Purpose: In radiology, large language models (LLMs), including ChatGPT, have recently gained attention, and their utility is being rapidly evaluated. However, concerns have emerged regarding their reliability in clinical applications due to limitations such as hallucinations and insufficient referencing. To address these issues, we focus on the latest technology, retrieval-augmented generation (RAG), which enables LLMs to reference reliable external knowledge (REK).

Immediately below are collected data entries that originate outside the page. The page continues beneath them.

template <int V> using int_c = std::integral_constant<int, V>;
template <class F> void for_k(int k, F &&fn) {
    switch (k) {
        case 1: fn(int_c<1>{}); break;
        case 2: fn(int_c<2>{}); break;
        case 3: fn(int_c<3>{}); break;
        case 4: fn(int_c<4>{}); break;
        case 5: fn(int_c<5>{}); break;
        case 6: fn(int_c<6>{}); break;
        case 7: fn(int_c<7>{}); break;
        default: fn(int_c<8>{}); break;
// ... 33 lines not shown
    const float *c32_ell_val = nullptr;
    float *c32_z = nullptr, *c32_res = nullptr, *c32_d[2] = {nullptr, nullptr};
    const AmgT<T> *amg = nullptr;
    const AmgT<float> *amg32 = nullptr;
    bool defer_q = false;
    bool x_in_direction = false;
    bool pq_bins = false;
    const int64_t *x_ev_at = nullptr;
    T *x_ev = nullptr;
    int x_ev_n = 0;
    float *p32 = nullptr;
    PcgProgress *progress;
    int progress_len;
    int nb_spmv, nb_vec;
};
using PcgBuffers = PcgBuffersT<double>;
constexpr int kPqBins = 256;
constexpr int kScalarSlots = 48;
constexpr int kDoneSlot = 4 * 8;

struct PatchTables {
    int64_t nt = 0, n = 0, npatch = 0;
    int E = 0;
    int rows_cap = 0;
    int block = 256;
    int trim = 1;
    int spread = 4;
    const uint16_t *lidx = nullptr;
    const int32_t *pcount = nullptr;
    const int32_t *prow = nullptr;
    const int32_t *pout = nullptr;
    const int32_t *pboff = nullptr;
    int all_slab = 1;
    const int32_t *row4 = nullptr;
    const int32_t *bptr = nullptr;
    const int32_t *bslot = nullptr;
    const double *C = nullptr;
    int64_t nslot_cap = 0;
    int stagger = 0;
    int rounds = 1;
};
template <class T> struct PatchOpT {
    PatchTables t;
    T *Yb = nullptr;
    double *ppart = nullptr;
    int lds_rows = 0;
    bool dot_bins = false;
};
#ifndef REMO_PATCH_PASSES
#define REMO_PATCH_PASSES 12
#endif
constexpr int kPatchPasses = REMO_PATCH_PASSES;
constexpr int kPatchBlock = 256;
inline size_t patch_lds_bytes(int lds_rows, int k) { return size_t(lds_rows + 2) * size_t(k) * 8; }
constexpr size_t kPatchLdsLimit = 63 * 1024;


template <class T> struct CsrViewT {
    int64_t n;
    int64_t nnz;
    const int32_t *rowptr;
    const int32_t *col;
    const T *val;
    int64_t pair_begin = 0, pair_end = 0;
    const PatchOpT<T> *patch = nullptr;
    bool vertex_block_only = false;
};
using CsrView = CsrViewT<double>;

void launch_metric_terms(const ElemMesh &em, int32_t *errflag, hipStream_t s);
void launch_metric_terms_tensor(const ElemMesh &em, int32_t *errflag, hipStream_t s);
void launch_diag_rows(int dim, int64_t row0, int64_t nfree, const int32_t *adjptr, const uint32_t *adj, const double *C, const double *M, double *dinv, hipStream_t s);
void launch_assemble(int dim, bool condense, int64_t nfree, int64_t pair_begin, int64_t pair_end, const int32_t *rowptr, const int32_t *col,
                     const int32_t *adjptr, const uint32_t *adj, const int32_t *eldof, const double *C,
                     const double *M, double *val, double *dinv, hipStream_t s);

Specifically, this study examines the utility and reliability of a recently released RAG-equipped LLM (RAG-LLM), NotebookLM, for staging lung cancer.

Materials and methods: We summarized the current lung cancer staging guideline in Japan and provided this as REK to NotebookLM. We then tasked NotebookLM with staging 100 fictional lung cancer cases based on CT findings and evaluated its accuracy. For comparison, we performed the same task using a gold-standard LLM, GPT-4 Omni (GPT-4o), both with and without the REK. For GPT-4o, the REK was provided directly within the prompt rather than through RAG.

Results: NotebookLM achieved 86% diagnostic accuracy in the lung cancer staging experiment, outperforming GPT-4o, which recorded 39% accuracy with the REK and 25% without it. Moreover, NotebookLM demonstrated 95% accuracy in searching reference locations within the REK.

Conclusion: NotebookLM, a RAG-LLM, successfully performed lung cancer staging by utilizing the REK, demonstrating superior performance compared to GPT-4o (without RAG). Additionally, it provided highly accurate reference locations within the REK, allowing radiologists to efficiently evaluate the reliability of NotebookLM's responses and detect possible hallucinations. Overall, this study highlights the potential of NotebookLM, a RAG-LLM, in image diagnosis.

查看原文本刊更多论文

将具有检索增强生成功能的大型语言模型 NotebookLM 应用于肺癌分期。

目的：在放射学领域，包括 ChatGPT 在内的大型语言模型（LLMs）近来备受关注，其实用性正在迅速得到评估。然而，由于幻觉和参考不足等局限性，人们对其在临床应用中的可靠性产生了担忧。为了解决这些问题，我们重点研究了最新的技术--检索增强生成（RAG），它能使 LLMs 参考可靠的外部知识（REK）。具体来说，本研究考察了最近发布的配备 RAG 的 LLM（RAG-LLM）--NotebookLM 在肺癌分期方面的实用性和可靠性：我们总结了日本现行的肺癌分期指南，并将其作为 REK 提供给 NotebookLM。然后，我们让 NotebookLM 根据 CT 结果对 100 例虚构的肺癌病例进行分期，并评估其准确性。为了进行比较，我们使用黄金标准 LLM GPT-4 Omni（GPT-4o）执行了相同的任务，包括使用和不使用 REK。对于 GPT-4o，REK 直接在提示中提供，而不是通过 RAG：结果：在肺癌分期实验中，NotebookLM 的诊断准确率达到 86%，优于 GPT-4o，后者使用 REK 时的准确率为 39%，不使用 REK 时为 25%。此外，NotebookLM 在 REK 中搜索参考位置的准确率达到 95%：NotebookLM是一种RAG-LLM，它利用REK成功地进行了肺癌分期，与GPT-4o（不含RAG）相比表现出更优越的性能。此外，它还在 REK 中提供了高度准确的参考位置，使放射科医生能够有效评估 NotebookLM 响应的可靠性，并检测可能出现的幻觉。总之，这项研究凸显了 RAG-LLM NotebookLM 在图像诊断中的潜力。

本文章由计算机程序翻译，如有差异，请以英文原文为准。

求助全文

约1分钟内获得全文求助全文

来源期刊

Japanese Journal of Radiology Medicine-Radiology, Nuclear Medicine and Imaging

自引率

4.80%

发文量

133

期刊介绍： Japanese Journal of Radiology is a peer-reviewed journal, officially published by the Japan Radiological Society. The main purpose of the journal is to provide a forum for the publication of papers documenting recent advances and new developments in the field of radiology in medicine and biology. The scope of Japanese Journal of Radiology encompasses but is not restricted to diagnostic radiology, interventional radiology, radiation oncology, nuclear medicine, radiation physics, and radiation biology. Additionally, the journal covers technical and industrial innovations. The journal welcomes original articles, technical notes, review articles, pictorial essays and letters to the editor. The journal also provides announcements from the boards and the committees of the society. Membership in the Japan Radiological Society is not a prerequisite for submission. Contributions are welcomed from all parts of the world.